Never thought I'd be a youngster at 43! Got my MRGC from Leith Nautical in 1985, DoT radar in 1986. Went to sea then came back for ENEM in 1991 from South Shields. Wouldn't have thought there would be too many starting as JRO after '86, probably most qualified people would be joining as ETO's? I think P+O Cruises were taking people on in the late '80s and training them for ETO. I know I found it hard to get a JRO berth, still have a folder full of rejection letters somewhere.

Cheers
Harvey


----------



## ernhelenbarrett (Sep 7, 2006)

Got my "Ticket" at Leith Nautical College in 1954, BA/36 and sailed with the 381 and a Spark Set also had the first Oceanspan with a push/pull knob at the top, push "IN" to send Pull "OUT" to receive, the old CR300 was a dream with its own Crystal, in fact I still have a CR3D the OTC version of the CR300
with its own power pack
Ern Barrett


----------



## charles henry (May 18, 2008)

Shannoner said:


> Hi Chas,
> 
> I think I am at the other end of the scale, I got my MRGC in 1979, MT1566 and the DoT Radar in 1980, No.7901
> You qualified in the heyday of our profession and I qualified when our profession was entering it's death throes.
> ...


Fortunately I have had the longevity to reach an age where I consider anyone under 70 to be a mere child..... conversely - I luckily have 
ENJOYED EVERY MINUTE OF IT de chas(Pint)


----------



## Roger Bentley (Nov 15, 2005)

My details PMG 2 AC 527 1950 PMG 1 AC 580 1952 Radar 1206 1957, I must be approaching old fogie status but not quite Methuselah class! Cheers


----------



## Ron Stringer (Mar 15, 2005)

Got PMG 2nd class in 1959 but have no idea of the number. Don't have the do***ent any more and for some reason I think it was exchanged when I got my PMG 1st (G/780) in 1964. 

In 1964 I also gained my BOT Radar Maintenance certificate. As I was going back to sea immediately after the exam, I asked for the certificate to be sent to the nearest shipping office to my home address i.e. Manchester. Paid off in Newcastle and started work there immediately, living in digs in South Shields. Never got around to calling in at the Manchester Shipping Office to collect it, so have no idea what the number was.

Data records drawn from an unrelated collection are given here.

struct g16_spmat;
int32_t g16_spmat_create(g16_ctx* ctx, uint32_t nmat, uint32_t nrows, size_t nnz, const uint32_t* vrow,
                         size_t vrow_stride, const uint32_t* col, size_t col_stride, const void* val_base,
                         size_t val_stride, g16_spmat** out, bool values_r2 = false);
void g16_spmat_destroy(g16_spmat* m);
void g16_spmat_info(const g16_spmat* m, size_t out[10]);
int32_t g16_spmat_apply(g16_ctx* ctx, const g16_spmat* m, const void* d_x, uint32_t x_mont, void* d_out,
                        bool need_cz = true);
int32_t g16_ntt_device(g16_ctx* ctx, const void* d_src, void* d_dst, uint32_t log2n, int inverse);
int32_t g16_quotient_device(g16_ctx* ctx, const void* d_a, const void* d_b, const void* d_c, uint32_t log2n,
                            int flavour, void* d_out, int c_from_ab = 0);
int32_t g16_coset_pipeline_device(g16_ctx* ctx, const void* d_in, uint32_t log2n, void* d_out);
int32_t g16_abc_pointwise_device(g16_ctx* ctx, const void* d_a, const void* d_b, const void* d_c, size_t count,
                                 void* d_out);

int32_t g16_widen_multipliers(g16_ctx* ctx, const char* who, const void* multipliers, size_t n, std::vector<uint64_t>& out);
int32_t g16_key_audit_body(g16_ctx* ctx, const g16_pkey_desc* d, const g16_vkey_desc* vk, const void* section4,
                           size_t section4_bytes, const void* multipliers, g16_key_report* out);
struct g16_audit_section {
  int group;
  const void* p;
  size_t n;
};
struct g16_audit_coeffs {
  const void* base;
  size_t count, stride, value_offset;
};
int32_t g16_audit_sections(g16_ctx* ctx, const g16_audit_section* sec, int nsec, size_t (*first_bad)[3],
                           size_t (*bad_count)[3], const g16_audit_coeffs* coeffs = nullptr);

int32_t g16_pairing_products4(g16_ctx* ctx, const void* d_P, const void* d_Q, uint32_t count, uint32_t neg_mask,
                              int32_t* d_result);

namespace g16 {
struct u256;
}
int32_t g16_setup_geometric(g16_ctx* ctx, bool lagrange, const g16::u256& w0, const g16::u256& s, const g16::u256& c,
                            const g16::u256& tau, size_t count, g16::u256* d_out, uint32_t* d_first_zero);
namespace g16 {
template <class C>
int32_t cs_term_device(g16_ctx* ctx, const void* d_pts, const uint32_t* d_src, const void* d_val, const uint32_t* d_ord,
                       uint32_t vstride, uint32_t mont, uint32_t log2rev, size_t count, void* d_out_acc);
template <class C>
int32_t cs_butterflies_device(g16_ctx* ctx, void* d_v, const void* d_tw, uint32_t log2n);
template <class C>
int32_t cs_segsum_device(g16_ctx* ctx, const void* d_terms, const uint32_t* d_off, const uint32_t* d_wires,
                         const CsSumPlan& plan, void* d_out_aff);
template <class C>
int32_t cs_to_affine_device(g16_ctx* ctx, const void* d_acc, size_t count, void* d_out_aff);
template <class C>
int32_t cs_diff_device(g16_ctx* ctx, const void* d_p, const void* d_q, size_t count, void* d_out_aff);
}
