__global__ __launch_bounds__(64 * CRC_SEG) void k_crc_count(const CbInfo* __restrict__ cbi, int C,
                                                            uint32_t* const* __restrict__ dec,
                                                            const int* __restrict__ KW, int B,
                                                            const uint32_t* __restrict__ pw, int PW, int n_bits,
                                                            int SW, CrcSeg xs, uint32_t* __restrict__ frame_err,
                                                            uint32_t* __restrict__ frame_crc,
                                                            uint8_t* __restrict__ cap_bits, int b0,
                                                            const uint64_t* __restrict__ fid, uint64_t seed) {
  __shared__ uint32_t T[1024];
  __shared__ uint32_t part[3][CRC_SEG][64];
  __shared__ int s_off[CRC_MAXC], s_end[CRC_MAXC], s_F[CRC_MAXC], s_kw[CRC_MAXC];
  __shared__ const uint32_t* s_dec[CRC_MAXC];
  crc24_slice4_fill(T, (uint32_t)CRC24A_POLY);
  if (threadIdx.x < C) {
    const CbInfo ci = cbi[threadIdx.x];
    s_off[threadIdx.x] = ci.off;
    s_end[threadIdx.x] = ci.off + ci.info;
    s_F[threadIdx.x] = ci.F;
    s_kw[threadIdx.x] = KW[threadIdx.x];
    s_dec[threadIdx.x] = dec[threadIdx.x];
  }
  __syncthreads();
  const int lane = threadIdx.x & 63, seg = __builtin_amdgcn_readfirstlane(threadIdx.x >> 6);
  const int b = b0 + blockIdx.x * 64 + lane;
  const bool act = b < B;
  const int bb = act ? b : b0;
  const int g = bb >> 6, gl = bb & 63;
  const uint32_t* tx = pw + (size_t)bb * PW;
  const uint64_t fr = fid ? fid[bb] : 0ull;
  u32x4 rv{0u, 0u, 0u, 0u};
  int rvg = -1;
  const int Btb = n_bits + 24;
  const int nw = (Btb + 31) >> 5;
  const int w0 = seg * SW, w1 = min(nw, w0 + SW);
  uint32_t crc = 0, err = 0, rx_crc = 0;
  int r = 0, off = s_off[0], end = s_end[0], F = s_F[0], kw = s_kw[0];
  const uint32_t* base = s_dec[0] + (size_t)g * kw * 64 + gl;
  for (int w = w0; w < w1; ++w) {
    uint32_t word = 0;
    int got = 0;
    const int want = min(32, Btb - 32 * w);
    while (got < want) {
      const int j = 32 * w + got;
      while (j >= end) {
        ++r;
        off = s_off[r]; end = s_end[r]; F = s_F[r]; kw = s_kw[r];
        base = s_dec[r] + (size_t)g * kw * 64 + gl;
      }
      const int avail = min(want - got, end - j);
      const uint32_t v = get32s(base, 64, (int64_t)F + (j - off), kw);
      const uint32_t m = avail >= 32 ? 0xFFFFFFFFu : ~(0xFFFFFFFFu >> avail);
      word |= (v & m) >> got;
      got += avail;
    }
    const int dbits = min(32, max(0, n_bits - 32 * w));
    if (dbits == 32) {
      crc = crc24_slice4(T, crc, word);
    } else {
      int k = 0;
      for (; k + 8 <= dbits; k += 8) {
        const uint32_t byte = (word >> (24 - k)) & 0xFFu;
        crc = ((crc << 8) & 0xFFFFFFu) ^ T[((crc >> 16) ^ byte) & 0xFFu];
      }
      for (; k < dbits; ++k) {
        const uint32_t bit = (word >> (31 - k)) & 1u;
        const uint32_t msb = (crc >> 23) & 1u;
        crc = (crc << 1) & 0xFFFFFFu;
        if (msb ^ bit) crc ^= (uint32_t)CRC24A_POLY;
      }
      for (int q = max(0, n_bits - 32 * w); q < want; ++q)
        rx_crc |= ((word >> (31 - q)) & 1u) << (23 - (32 * w + q - n_bits));
    }
    if (dbits > 0) {
      const uint32_t m = dbits >= 32 ? 0xFFFFFFFFu : ~(0xFFFFFFFFu >> dbits);
      uint32_t t;
      if (fid) {
        if ((w >> 2) != rvg) {
          rvg = w >> 2;
          rv = rng4(seed, fr, RNG_STREAM_BITS, (uint32_t)rvg);
        }
        t = (w & 3) == 0 ? rv.x : (w & 3) == 1 ? rv.y : (w & 3) == 2 ? rv.z : rv.w;
      } else {
        t = tx[w];
      }
      err += __popc((word ^ t) & m);
    }
    if (cap_bits && act) {
      for (int q = 0; q < dbits; ++q) cap_bits[(size_t)b * n_bits + 32 * w + q] = (word >> (31 - q)) & 1u;
    }
  }
  part[0][seg][lane] = gf24_mul(crc, xs.x[seg], (uint32_t)CRC24A_POLY);
  part[1][seg][lane] = err;
  part[2][seg][lane] = rx_crc;
  __syncthreads();
  if (seg == 0 && act) {
    uint32_t c = 0, e = 0, rc = 0;
#pragma unroll
    for (int s2 = 0; s2 < CRC_SEG; ++s2) {
      c ^= part[0][s2][lane];
      e += part[1][s2][lane];
      rc |= part[2][s2][lane];
    }
    frame_err[b] = e;
    frame_crc[b] = (c == rc) ? 1u : 0u;
  }
}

Do you think that they will still be keeping it for me somewhere in Salford Quays?

PS Where was the shipping office in Manchester? The nearest I ever got to Manchester on a ship was Ellesmere Port.


----------



## Braighe (Nov 22, 2005)

First Class P.M.G. AC/268. 8 May 1950.
Maintenance of Radar No.486 24 May 1951.
Both at Watt School Greenock.
Certificate in Marine Electroniics 20 June 1977.
Brunel Technical College Bristol.


----------



## holland25 (Nov 21, 2007)

[QUOTE

PS Where was the shipping office in Manchester? The nearest I ever got to Manchester on a ship was Ellesmere Port.[/QUOTE]

From memory it was in Salford, down by the docks.


----------



## Ron Stringer (Mar 15, 2005)

Thanks for that. Not a lot of the old buildings left there now, so I guess I'll have to keep on managing without my radar ticket. The BOT has gone and o has my ticket.


----------